Problem details: Look through the data below for the string "RoctxApi", and copy every line where it turns up.

Dataset entries
▼
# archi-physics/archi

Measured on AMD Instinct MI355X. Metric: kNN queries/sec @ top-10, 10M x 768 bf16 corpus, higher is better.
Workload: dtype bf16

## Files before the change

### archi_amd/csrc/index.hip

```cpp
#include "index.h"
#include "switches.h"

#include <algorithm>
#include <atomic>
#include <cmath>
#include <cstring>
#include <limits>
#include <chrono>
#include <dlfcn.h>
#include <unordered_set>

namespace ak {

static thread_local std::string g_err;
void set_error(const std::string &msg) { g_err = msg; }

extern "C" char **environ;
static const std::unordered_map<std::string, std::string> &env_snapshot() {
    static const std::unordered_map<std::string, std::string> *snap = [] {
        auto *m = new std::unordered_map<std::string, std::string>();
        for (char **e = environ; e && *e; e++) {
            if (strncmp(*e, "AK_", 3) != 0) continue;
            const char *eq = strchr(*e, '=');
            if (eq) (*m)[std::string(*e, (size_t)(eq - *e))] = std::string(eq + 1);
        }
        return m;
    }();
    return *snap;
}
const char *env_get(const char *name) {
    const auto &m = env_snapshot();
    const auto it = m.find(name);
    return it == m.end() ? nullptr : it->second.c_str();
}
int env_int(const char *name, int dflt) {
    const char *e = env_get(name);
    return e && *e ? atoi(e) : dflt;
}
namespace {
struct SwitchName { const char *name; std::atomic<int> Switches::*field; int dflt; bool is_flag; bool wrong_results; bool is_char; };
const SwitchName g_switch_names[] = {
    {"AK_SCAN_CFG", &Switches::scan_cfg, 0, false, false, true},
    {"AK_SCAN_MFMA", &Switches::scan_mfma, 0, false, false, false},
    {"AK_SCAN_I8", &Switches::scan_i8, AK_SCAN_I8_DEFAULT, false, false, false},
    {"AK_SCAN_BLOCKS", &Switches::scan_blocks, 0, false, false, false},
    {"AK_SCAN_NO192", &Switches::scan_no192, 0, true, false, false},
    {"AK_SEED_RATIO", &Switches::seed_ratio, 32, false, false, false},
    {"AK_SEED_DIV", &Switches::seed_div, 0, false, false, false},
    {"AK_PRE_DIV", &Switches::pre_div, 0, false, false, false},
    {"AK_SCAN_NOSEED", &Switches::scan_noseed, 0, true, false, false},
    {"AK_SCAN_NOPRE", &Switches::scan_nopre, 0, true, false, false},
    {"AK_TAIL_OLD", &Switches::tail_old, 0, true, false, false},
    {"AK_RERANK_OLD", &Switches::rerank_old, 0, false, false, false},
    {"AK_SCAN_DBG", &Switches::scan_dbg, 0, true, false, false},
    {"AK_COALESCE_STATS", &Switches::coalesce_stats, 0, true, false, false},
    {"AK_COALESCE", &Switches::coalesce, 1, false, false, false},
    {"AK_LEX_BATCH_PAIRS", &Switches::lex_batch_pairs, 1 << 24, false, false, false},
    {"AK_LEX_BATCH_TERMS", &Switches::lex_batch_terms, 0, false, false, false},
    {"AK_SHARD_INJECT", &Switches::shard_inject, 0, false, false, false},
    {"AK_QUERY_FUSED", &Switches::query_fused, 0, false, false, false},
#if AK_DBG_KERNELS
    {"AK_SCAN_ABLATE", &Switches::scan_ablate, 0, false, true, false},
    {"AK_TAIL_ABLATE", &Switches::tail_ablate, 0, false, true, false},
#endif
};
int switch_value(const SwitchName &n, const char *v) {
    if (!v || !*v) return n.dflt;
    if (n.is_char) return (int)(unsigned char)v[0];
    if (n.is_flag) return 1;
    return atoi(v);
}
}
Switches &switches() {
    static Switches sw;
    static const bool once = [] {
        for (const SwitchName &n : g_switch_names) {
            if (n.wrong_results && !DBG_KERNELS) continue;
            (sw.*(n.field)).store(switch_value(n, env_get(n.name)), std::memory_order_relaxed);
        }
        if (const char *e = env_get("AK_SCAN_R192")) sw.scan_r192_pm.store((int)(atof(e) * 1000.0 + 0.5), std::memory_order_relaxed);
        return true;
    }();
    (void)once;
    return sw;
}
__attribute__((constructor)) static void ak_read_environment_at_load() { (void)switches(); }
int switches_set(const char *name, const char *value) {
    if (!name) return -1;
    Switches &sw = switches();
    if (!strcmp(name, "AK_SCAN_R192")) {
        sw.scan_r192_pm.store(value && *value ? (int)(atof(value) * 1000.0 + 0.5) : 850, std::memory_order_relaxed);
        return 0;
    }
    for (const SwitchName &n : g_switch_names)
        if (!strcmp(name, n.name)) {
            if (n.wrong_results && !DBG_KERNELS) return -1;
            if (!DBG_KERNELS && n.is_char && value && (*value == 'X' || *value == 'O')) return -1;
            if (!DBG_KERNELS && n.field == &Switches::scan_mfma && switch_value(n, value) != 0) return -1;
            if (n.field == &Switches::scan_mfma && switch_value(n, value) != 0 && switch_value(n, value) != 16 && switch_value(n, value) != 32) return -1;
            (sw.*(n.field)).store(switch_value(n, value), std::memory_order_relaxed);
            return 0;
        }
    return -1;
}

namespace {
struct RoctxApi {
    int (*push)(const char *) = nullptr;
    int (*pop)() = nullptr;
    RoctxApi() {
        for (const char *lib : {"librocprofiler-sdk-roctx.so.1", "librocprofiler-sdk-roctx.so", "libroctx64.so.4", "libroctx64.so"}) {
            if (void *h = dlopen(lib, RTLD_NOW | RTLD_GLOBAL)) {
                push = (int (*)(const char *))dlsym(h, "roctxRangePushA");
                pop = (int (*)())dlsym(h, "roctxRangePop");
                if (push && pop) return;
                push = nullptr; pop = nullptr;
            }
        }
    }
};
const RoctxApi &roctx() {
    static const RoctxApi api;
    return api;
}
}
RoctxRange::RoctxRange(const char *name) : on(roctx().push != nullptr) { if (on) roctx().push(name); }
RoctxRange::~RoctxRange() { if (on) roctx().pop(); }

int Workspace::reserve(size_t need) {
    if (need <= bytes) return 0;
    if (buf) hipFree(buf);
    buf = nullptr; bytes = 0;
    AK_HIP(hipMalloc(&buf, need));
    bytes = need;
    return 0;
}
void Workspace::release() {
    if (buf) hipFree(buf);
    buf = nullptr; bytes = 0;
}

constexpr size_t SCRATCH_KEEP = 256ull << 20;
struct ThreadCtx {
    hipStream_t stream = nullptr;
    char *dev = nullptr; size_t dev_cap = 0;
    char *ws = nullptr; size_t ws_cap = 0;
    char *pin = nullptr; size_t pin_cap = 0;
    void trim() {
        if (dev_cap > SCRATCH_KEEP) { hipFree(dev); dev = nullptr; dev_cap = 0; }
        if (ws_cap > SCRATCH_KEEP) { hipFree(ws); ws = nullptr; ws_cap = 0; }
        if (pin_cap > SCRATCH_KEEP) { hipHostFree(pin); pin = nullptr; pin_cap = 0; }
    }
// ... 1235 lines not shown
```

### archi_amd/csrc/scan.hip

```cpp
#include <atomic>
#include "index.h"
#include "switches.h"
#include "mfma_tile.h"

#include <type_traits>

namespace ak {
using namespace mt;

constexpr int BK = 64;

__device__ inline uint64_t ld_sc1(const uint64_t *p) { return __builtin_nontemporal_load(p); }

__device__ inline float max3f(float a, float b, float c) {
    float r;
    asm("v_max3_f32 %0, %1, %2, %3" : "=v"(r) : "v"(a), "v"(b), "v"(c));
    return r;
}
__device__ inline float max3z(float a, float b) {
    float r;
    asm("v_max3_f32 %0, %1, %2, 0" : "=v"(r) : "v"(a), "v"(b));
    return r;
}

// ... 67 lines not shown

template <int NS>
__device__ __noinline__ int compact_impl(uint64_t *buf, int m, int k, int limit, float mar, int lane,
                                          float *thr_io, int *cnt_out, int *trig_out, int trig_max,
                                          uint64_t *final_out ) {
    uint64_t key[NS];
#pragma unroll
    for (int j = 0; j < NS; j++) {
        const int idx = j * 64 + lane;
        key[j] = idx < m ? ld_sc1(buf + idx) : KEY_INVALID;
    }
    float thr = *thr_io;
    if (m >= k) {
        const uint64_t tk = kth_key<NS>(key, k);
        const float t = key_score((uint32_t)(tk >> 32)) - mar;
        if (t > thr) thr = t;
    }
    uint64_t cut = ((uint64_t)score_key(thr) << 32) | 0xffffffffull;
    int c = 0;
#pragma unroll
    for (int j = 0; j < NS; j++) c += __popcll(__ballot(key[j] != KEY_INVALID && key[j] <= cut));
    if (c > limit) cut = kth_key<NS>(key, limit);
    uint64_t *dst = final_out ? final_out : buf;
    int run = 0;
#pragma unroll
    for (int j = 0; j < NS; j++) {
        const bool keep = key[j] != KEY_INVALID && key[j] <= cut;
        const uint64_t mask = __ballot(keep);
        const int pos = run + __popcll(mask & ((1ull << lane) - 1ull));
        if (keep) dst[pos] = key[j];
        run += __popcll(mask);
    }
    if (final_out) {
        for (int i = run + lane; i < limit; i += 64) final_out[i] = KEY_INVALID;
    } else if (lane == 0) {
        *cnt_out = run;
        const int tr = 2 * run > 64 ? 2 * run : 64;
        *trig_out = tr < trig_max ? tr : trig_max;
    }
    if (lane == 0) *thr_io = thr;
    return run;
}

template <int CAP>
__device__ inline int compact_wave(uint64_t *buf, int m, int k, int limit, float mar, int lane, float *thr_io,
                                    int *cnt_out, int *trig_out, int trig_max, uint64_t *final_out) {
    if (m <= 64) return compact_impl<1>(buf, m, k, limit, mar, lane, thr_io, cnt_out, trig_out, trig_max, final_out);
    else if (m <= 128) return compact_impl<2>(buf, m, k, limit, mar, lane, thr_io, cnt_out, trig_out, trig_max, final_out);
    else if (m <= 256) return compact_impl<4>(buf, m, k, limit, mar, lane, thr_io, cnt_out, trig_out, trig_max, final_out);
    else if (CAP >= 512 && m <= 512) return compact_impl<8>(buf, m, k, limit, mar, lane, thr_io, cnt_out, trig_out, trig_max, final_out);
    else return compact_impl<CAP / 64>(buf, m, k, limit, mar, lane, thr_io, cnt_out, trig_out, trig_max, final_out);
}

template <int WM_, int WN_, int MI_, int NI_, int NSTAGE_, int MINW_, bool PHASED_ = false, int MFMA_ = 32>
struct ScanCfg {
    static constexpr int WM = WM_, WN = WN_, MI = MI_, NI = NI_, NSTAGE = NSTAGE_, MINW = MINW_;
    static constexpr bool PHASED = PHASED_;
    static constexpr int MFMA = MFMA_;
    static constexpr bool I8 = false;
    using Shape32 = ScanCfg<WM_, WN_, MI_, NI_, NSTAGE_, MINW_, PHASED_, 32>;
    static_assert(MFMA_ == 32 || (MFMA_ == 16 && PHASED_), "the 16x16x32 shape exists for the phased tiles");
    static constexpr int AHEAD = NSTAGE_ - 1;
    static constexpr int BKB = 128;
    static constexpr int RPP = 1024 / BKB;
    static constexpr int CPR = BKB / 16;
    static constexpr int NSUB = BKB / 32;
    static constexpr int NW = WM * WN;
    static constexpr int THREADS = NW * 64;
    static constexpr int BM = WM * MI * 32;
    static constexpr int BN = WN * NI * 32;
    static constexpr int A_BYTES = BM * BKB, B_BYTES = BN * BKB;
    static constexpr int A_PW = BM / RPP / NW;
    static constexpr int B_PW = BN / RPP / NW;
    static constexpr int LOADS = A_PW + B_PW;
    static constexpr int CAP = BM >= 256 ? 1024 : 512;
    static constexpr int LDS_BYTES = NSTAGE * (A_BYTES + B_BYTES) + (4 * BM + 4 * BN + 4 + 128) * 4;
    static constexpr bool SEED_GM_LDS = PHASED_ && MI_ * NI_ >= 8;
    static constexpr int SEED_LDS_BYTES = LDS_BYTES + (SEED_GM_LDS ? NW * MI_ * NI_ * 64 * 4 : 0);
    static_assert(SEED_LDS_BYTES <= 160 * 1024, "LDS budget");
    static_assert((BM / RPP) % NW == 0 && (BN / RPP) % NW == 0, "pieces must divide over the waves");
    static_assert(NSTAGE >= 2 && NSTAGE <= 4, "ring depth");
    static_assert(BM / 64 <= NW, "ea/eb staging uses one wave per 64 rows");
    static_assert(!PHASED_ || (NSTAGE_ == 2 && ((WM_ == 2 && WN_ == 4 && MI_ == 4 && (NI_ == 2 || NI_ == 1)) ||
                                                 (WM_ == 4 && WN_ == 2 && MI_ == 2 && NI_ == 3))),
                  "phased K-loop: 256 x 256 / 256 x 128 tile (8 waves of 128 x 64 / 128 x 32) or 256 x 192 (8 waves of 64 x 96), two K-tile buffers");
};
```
▲
Answer to this task:
struct RoctxApi {
    RoctxApi() {
const RoctxApi &roctx() {
    static const RoctxApi api;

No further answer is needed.